Stored data entries:
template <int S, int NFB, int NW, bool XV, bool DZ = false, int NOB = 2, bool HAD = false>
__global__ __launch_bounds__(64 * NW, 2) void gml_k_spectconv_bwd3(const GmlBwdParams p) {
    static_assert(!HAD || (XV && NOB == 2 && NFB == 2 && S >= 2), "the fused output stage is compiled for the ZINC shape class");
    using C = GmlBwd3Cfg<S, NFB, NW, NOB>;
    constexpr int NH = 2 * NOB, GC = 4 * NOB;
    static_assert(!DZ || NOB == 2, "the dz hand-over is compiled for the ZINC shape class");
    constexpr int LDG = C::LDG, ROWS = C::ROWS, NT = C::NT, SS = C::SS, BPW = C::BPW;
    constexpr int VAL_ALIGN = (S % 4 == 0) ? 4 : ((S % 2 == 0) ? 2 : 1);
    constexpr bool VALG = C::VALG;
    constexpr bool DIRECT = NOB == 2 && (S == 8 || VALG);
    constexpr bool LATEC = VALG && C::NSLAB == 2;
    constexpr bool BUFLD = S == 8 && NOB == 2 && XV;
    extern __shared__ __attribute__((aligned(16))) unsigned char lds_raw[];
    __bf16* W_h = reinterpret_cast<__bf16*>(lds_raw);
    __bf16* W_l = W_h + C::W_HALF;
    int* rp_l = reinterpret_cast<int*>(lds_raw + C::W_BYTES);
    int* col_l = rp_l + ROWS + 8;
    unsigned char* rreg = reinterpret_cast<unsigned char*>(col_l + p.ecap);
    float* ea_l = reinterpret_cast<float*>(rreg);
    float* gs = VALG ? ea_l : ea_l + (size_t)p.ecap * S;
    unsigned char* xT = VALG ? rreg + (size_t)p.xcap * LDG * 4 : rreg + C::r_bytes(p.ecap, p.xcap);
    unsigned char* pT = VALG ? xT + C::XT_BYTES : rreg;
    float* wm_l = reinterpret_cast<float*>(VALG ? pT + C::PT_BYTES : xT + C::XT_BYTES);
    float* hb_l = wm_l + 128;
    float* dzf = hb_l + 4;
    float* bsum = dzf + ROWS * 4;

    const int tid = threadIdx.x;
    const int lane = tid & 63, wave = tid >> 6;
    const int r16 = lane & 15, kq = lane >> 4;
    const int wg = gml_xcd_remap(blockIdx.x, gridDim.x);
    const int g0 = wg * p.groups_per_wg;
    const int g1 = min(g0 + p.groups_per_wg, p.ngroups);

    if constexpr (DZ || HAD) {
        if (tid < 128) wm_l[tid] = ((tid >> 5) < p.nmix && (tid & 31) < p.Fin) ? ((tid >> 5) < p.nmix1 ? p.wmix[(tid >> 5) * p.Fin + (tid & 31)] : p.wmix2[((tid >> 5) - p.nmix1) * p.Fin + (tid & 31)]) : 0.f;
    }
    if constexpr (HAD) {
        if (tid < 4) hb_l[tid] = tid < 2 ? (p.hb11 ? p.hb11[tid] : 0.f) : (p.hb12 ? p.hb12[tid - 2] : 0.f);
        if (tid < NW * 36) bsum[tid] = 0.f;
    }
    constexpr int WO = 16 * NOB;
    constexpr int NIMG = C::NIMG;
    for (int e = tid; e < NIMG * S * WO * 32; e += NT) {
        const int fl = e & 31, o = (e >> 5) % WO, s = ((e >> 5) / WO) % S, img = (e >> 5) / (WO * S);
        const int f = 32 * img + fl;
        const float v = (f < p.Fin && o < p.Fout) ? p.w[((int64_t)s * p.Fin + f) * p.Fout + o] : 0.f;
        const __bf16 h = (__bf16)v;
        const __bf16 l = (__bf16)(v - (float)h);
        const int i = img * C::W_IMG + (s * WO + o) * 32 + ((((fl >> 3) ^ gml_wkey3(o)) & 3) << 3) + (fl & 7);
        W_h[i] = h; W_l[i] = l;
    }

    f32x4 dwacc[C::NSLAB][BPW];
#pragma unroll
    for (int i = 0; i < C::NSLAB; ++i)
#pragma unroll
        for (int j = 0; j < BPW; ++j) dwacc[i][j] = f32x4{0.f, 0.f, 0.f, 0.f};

...

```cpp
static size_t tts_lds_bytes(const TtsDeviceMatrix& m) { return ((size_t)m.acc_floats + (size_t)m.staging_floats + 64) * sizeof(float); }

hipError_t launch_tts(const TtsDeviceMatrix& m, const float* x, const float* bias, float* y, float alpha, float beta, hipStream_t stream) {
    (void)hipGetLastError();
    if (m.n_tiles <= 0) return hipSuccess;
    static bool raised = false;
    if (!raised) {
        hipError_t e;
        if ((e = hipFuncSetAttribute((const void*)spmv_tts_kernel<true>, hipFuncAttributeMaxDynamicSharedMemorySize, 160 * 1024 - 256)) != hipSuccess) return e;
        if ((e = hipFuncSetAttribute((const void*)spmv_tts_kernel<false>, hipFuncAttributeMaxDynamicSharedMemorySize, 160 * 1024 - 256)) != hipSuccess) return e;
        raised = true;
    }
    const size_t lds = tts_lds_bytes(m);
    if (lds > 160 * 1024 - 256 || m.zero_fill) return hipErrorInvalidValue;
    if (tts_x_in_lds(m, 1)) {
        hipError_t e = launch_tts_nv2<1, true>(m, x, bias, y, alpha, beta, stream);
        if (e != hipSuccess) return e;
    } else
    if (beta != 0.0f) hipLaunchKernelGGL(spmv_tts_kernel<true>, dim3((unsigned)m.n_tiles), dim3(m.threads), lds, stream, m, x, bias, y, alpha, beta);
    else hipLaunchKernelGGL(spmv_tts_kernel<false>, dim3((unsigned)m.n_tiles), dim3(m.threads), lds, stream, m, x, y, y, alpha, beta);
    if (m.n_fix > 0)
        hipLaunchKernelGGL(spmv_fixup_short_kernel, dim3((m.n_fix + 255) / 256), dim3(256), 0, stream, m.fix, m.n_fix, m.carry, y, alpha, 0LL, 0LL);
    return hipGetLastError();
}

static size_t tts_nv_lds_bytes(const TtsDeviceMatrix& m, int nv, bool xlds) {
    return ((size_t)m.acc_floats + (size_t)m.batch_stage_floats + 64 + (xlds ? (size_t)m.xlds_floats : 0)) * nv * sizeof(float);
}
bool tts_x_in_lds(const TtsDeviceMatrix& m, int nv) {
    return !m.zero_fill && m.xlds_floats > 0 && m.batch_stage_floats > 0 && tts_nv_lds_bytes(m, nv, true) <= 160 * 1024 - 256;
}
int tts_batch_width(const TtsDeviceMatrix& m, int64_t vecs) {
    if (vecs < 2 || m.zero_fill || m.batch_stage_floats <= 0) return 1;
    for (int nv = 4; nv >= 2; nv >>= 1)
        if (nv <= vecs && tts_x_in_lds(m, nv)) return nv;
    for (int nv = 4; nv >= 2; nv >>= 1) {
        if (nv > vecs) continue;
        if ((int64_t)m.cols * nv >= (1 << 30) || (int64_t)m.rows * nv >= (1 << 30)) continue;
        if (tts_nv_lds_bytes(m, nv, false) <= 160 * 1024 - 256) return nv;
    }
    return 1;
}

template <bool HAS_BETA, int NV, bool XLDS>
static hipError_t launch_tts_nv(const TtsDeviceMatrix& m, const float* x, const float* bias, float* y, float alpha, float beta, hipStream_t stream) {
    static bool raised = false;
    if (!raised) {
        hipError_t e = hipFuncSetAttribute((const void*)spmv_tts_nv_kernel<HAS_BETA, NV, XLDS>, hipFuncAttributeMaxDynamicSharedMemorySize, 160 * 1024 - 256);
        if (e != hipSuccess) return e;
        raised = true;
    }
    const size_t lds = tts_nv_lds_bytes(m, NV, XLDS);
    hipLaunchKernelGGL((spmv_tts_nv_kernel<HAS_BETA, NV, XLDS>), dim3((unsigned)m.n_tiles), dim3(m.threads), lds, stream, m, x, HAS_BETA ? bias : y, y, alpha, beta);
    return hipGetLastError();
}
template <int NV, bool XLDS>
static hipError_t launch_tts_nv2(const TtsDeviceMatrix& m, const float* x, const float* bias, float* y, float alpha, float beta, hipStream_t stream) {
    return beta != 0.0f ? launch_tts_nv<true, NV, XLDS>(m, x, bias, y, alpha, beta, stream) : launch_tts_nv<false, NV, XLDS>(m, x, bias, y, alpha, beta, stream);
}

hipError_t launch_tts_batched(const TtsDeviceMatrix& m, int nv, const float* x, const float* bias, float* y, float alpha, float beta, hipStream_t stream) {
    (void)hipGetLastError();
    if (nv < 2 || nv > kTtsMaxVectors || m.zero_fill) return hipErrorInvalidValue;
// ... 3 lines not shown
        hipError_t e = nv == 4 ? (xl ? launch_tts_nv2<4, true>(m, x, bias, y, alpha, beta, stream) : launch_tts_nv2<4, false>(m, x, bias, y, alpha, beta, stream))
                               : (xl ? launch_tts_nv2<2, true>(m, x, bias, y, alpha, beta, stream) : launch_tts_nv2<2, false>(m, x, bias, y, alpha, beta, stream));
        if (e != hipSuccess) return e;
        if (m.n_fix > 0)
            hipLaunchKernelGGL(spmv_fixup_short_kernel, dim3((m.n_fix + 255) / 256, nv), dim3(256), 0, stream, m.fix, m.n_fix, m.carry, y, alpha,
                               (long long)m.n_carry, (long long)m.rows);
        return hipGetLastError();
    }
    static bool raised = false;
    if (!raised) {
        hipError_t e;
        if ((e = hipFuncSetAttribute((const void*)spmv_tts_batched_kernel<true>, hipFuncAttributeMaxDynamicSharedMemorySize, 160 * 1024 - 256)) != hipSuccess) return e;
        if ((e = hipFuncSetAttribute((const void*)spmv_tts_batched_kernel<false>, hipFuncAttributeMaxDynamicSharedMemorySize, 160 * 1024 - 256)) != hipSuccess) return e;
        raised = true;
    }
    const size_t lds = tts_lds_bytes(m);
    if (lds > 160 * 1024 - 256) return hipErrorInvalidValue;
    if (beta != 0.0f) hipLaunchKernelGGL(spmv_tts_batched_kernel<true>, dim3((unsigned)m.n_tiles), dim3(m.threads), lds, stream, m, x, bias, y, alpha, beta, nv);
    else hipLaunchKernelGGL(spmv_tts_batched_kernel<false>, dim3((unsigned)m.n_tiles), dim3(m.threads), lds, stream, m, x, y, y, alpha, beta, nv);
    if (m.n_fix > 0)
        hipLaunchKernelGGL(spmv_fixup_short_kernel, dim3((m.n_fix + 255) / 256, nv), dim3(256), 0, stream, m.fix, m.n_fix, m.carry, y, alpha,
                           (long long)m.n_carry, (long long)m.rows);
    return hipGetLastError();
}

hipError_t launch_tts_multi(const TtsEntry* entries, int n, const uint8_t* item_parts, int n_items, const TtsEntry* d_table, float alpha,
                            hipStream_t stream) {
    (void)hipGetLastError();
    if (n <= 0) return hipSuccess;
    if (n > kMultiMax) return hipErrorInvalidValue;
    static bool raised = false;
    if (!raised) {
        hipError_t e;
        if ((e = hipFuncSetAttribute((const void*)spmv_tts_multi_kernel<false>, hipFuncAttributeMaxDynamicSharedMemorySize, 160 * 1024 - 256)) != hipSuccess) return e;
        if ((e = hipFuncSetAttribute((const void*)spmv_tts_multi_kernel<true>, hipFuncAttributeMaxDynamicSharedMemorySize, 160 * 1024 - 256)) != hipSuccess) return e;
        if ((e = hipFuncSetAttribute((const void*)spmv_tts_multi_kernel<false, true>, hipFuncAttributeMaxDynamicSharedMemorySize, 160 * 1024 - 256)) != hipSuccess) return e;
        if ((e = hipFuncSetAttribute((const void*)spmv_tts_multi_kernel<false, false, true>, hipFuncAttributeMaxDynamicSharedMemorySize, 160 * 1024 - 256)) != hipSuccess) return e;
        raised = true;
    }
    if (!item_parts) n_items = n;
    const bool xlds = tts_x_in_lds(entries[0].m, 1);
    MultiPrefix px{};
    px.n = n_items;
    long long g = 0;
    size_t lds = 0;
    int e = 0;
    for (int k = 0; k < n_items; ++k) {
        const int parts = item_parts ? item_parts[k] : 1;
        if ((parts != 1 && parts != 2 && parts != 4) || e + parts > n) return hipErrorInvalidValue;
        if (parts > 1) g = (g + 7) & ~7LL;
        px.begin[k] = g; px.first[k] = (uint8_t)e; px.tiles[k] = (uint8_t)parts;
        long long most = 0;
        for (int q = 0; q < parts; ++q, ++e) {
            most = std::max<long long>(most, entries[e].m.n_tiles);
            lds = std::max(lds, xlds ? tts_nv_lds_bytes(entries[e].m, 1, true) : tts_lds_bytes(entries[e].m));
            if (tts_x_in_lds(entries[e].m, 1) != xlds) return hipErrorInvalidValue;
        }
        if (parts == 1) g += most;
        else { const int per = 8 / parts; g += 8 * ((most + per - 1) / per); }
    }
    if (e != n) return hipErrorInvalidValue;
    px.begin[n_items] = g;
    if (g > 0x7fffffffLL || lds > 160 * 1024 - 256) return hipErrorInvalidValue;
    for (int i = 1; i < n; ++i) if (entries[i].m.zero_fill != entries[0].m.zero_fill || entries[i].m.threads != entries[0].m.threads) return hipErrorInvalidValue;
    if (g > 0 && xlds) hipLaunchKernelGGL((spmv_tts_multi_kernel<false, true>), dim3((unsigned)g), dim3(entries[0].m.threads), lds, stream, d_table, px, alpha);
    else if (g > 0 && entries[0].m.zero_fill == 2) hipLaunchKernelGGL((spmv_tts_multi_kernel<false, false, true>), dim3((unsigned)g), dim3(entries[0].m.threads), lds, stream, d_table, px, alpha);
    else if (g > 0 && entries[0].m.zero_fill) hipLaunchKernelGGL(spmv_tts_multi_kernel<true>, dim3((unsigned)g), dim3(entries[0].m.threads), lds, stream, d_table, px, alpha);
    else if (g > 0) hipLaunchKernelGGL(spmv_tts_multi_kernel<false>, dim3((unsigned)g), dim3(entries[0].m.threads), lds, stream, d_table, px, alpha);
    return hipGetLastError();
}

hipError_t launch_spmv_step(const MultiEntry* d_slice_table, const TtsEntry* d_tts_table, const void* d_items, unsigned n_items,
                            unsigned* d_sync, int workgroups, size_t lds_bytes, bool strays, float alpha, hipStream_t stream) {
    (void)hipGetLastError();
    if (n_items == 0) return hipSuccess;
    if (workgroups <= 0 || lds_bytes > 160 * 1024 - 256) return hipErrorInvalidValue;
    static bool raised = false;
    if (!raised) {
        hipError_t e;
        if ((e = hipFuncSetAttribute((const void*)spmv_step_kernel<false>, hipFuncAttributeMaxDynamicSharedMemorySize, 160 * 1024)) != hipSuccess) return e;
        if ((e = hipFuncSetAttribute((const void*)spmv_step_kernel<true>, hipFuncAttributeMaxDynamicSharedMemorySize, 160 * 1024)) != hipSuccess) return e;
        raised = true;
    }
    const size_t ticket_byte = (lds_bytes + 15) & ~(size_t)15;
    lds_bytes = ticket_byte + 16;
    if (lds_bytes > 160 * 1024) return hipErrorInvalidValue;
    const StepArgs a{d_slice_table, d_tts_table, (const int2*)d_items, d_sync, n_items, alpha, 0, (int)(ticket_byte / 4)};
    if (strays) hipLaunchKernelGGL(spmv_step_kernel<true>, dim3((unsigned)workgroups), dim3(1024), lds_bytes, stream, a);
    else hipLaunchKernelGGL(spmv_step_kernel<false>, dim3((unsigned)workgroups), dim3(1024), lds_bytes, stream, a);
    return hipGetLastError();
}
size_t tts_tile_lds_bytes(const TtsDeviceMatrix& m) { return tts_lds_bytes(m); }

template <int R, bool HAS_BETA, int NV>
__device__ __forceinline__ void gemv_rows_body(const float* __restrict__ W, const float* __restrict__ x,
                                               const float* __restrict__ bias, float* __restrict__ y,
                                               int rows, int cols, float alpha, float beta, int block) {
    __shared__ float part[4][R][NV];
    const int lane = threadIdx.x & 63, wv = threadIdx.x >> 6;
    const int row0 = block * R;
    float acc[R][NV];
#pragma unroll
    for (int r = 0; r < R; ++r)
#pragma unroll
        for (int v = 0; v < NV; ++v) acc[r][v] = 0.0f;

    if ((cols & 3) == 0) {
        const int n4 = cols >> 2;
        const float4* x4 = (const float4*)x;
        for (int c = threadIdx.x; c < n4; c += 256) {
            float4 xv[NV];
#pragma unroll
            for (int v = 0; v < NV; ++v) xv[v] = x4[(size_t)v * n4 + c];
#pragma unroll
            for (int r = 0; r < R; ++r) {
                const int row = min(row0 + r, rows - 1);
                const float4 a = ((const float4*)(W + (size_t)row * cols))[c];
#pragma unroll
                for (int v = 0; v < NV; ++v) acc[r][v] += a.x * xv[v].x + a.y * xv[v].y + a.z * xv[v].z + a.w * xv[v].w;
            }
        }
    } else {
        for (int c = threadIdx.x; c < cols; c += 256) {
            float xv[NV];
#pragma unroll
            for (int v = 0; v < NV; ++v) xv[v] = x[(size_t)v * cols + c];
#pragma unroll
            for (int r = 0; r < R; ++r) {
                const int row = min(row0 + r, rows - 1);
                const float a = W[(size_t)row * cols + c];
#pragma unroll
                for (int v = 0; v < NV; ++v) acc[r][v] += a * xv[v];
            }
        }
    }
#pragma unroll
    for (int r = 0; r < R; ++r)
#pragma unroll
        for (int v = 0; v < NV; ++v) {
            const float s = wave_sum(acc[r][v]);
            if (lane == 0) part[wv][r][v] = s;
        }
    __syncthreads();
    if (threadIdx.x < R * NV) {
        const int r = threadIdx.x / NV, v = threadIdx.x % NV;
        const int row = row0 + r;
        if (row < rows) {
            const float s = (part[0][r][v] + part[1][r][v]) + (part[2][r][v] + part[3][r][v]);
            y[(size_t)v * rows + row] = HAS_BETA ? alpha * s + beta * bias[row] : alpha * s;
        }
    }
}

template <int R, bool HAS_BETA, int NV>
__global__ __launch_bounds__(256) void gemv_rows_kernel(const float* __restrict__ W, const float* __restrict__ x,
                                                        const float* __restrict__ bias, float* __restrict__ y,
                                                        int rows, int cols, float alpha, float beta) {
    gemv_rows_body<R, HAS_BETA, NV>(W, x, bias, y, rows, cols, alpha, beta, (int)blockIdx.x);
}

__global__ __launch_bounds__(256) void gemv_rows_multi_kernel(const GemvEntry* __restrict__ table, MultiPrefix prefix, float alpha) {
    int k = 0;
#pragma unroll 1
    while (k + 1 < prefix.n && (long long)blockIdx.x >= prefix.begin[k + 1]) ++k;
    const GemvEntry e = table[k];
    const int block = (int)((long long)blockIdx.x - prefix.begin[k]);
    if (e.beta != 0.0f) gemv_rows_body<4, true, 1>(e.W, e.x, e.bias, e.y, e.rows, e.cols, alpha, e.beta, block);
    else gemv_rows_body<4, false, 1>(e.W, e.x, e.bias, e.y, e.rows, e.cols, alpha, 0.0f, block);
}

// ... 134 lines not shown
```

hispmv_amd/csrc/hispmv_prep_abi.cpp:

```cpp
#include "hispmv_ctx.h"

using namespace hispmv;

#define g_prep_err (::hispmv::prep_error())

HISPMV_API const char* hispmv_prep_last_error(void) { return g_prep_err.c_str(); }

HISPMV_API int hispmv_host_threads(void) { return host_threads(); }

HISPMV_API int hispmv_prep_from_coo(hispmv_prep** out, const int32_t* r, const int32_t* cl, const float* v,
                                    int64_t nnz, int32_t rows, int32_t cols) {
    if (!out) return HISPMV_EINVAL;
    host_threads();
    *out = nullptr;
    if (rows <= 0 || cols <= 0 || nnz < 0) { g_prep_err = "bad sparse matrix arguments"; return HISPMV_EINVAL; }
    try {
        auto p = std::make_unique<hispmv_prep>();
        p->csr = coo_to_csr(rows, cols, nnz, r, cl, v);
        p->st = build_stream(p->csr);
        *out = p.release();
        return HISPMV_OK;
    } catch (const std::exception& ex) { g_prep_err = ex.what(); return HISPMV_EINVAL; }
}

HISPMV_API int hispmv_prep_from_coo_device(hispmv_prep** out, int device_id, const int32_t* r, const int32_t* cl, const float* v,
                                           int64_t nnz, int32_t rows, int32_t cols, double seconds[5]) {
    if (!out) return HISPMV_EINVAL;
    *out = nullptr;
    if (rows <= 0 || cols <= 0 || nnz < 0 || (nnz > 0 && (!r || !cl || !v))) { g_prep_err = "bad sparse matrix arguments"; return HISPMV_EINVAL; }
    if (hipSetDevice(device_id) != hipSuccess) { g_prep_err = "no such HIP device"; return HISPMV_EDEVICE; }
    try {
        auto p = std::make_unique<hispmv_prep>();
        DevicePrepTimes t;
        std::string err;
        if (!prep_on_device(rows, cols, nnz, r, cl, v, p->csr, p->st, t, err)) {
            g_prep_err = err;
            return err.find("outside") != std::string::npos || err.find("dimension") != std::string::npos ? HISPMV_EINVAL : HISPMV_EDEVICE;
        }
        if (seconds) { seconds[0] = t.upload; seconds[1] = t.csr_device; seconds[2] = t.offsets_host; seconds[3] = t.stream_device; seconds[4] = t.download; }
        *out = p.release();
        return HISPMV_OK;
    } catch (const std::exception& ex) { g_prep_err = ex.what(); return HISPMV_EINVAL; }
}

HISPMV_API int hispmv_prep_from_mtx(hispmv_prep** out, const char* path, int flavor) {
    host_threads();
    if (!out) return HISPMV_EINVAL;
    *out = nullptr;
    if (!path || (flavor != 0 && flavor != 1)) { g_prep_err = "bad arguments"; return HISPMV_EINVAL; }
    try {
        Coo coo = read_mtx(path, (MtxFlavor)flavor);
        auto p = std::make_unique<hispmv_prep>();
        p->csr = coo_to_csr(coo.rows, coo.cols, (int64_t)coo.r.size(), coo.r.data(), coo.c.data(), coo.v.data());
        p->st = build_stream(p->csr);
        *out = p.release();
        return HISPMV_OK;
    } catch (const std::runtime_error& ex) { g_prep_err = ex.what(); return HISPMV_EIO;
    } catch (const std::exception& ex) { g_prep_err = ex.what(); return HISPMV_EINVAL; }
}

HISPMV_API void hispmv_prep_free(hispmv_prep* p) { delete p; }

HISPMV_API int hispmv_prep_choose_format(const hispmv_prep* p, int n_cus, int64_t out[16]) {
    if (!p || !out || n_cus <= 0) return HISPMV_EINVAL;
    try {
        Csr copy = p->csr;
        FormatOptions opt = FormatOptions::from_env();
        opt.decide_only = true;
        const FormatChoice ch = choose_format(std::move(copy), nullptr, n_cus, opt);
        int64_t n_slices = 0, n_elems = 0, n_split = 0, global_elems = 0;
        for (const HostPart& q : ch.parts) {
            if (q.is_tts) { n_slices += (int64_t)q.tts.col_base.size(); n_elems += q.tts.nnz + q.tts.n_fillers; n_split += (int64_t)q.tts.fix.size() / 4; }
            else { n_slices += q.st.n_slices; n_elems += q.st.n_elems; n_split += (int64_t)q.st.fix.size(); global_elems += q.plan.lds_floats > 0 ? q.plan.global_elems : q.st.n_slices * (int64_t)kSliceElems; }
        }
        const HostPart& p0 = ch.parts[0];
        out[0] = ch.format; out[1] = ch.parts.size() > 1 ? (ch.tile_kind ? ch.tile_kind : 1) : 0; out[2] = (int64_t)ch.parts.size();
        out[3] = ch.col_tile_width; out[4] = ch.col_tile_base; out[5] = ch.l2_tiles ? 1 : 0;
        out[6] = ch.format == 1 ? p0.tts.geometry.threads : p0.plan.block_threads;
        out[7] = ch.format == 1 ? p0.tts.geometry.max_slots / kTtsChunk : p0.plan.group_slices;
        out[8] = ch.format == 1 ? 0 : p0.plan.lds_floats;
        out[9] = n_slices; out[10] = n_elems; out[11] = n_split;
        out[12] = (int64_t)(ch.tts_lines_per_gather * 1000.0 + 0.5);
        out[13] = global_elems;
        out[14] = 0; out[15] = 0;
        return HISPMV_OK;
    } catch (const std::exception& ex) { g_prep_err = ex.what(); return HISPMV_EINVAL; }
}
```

Task item - Above are the records; from them, give again exactly the lines from the one containing "template <int S, int" to the one containing "constexpr bool DIRECT", both lines included, and nothing more.

Response to this task -
template <int S, int NFB, int NW, bool XV, bool DZ = false, int NOB = 2, bool HAD = false>
__global__ __launch_bounds__(64 * NW, 2) void gml_k_spectconv_bwd3(const GmlBwdParams p) {
    static_assert(!HAD || (XV && NOB == 2 && NFB == 2 && S >= 2), "the fused output stage is compiled for the ZINC shape class");
    using C = GmlBwd3Cfg<S, NFB, NW, NOB>;
    constexpr int NH = 2 * NOB, GC = 4 * NOB;
    static_assert(!DZ || NOB == 2, "the dz hand-over is compiled for the ZINC shape class");
    constexpr int LDG = C::LDG, ROWS = C::ROWS, NT = C::NT, SS = C::SS, BPW = C::BPW;
    constexpr int VAL_ALIGN = (S % 4 == 0) ? 4 : ((S % 2 == 0) ? 2 : 1);
    constexpr bool VALG = C::VALG;
    constexpr bool DIRECT = NOB == 2 && (S == 8 || VALG);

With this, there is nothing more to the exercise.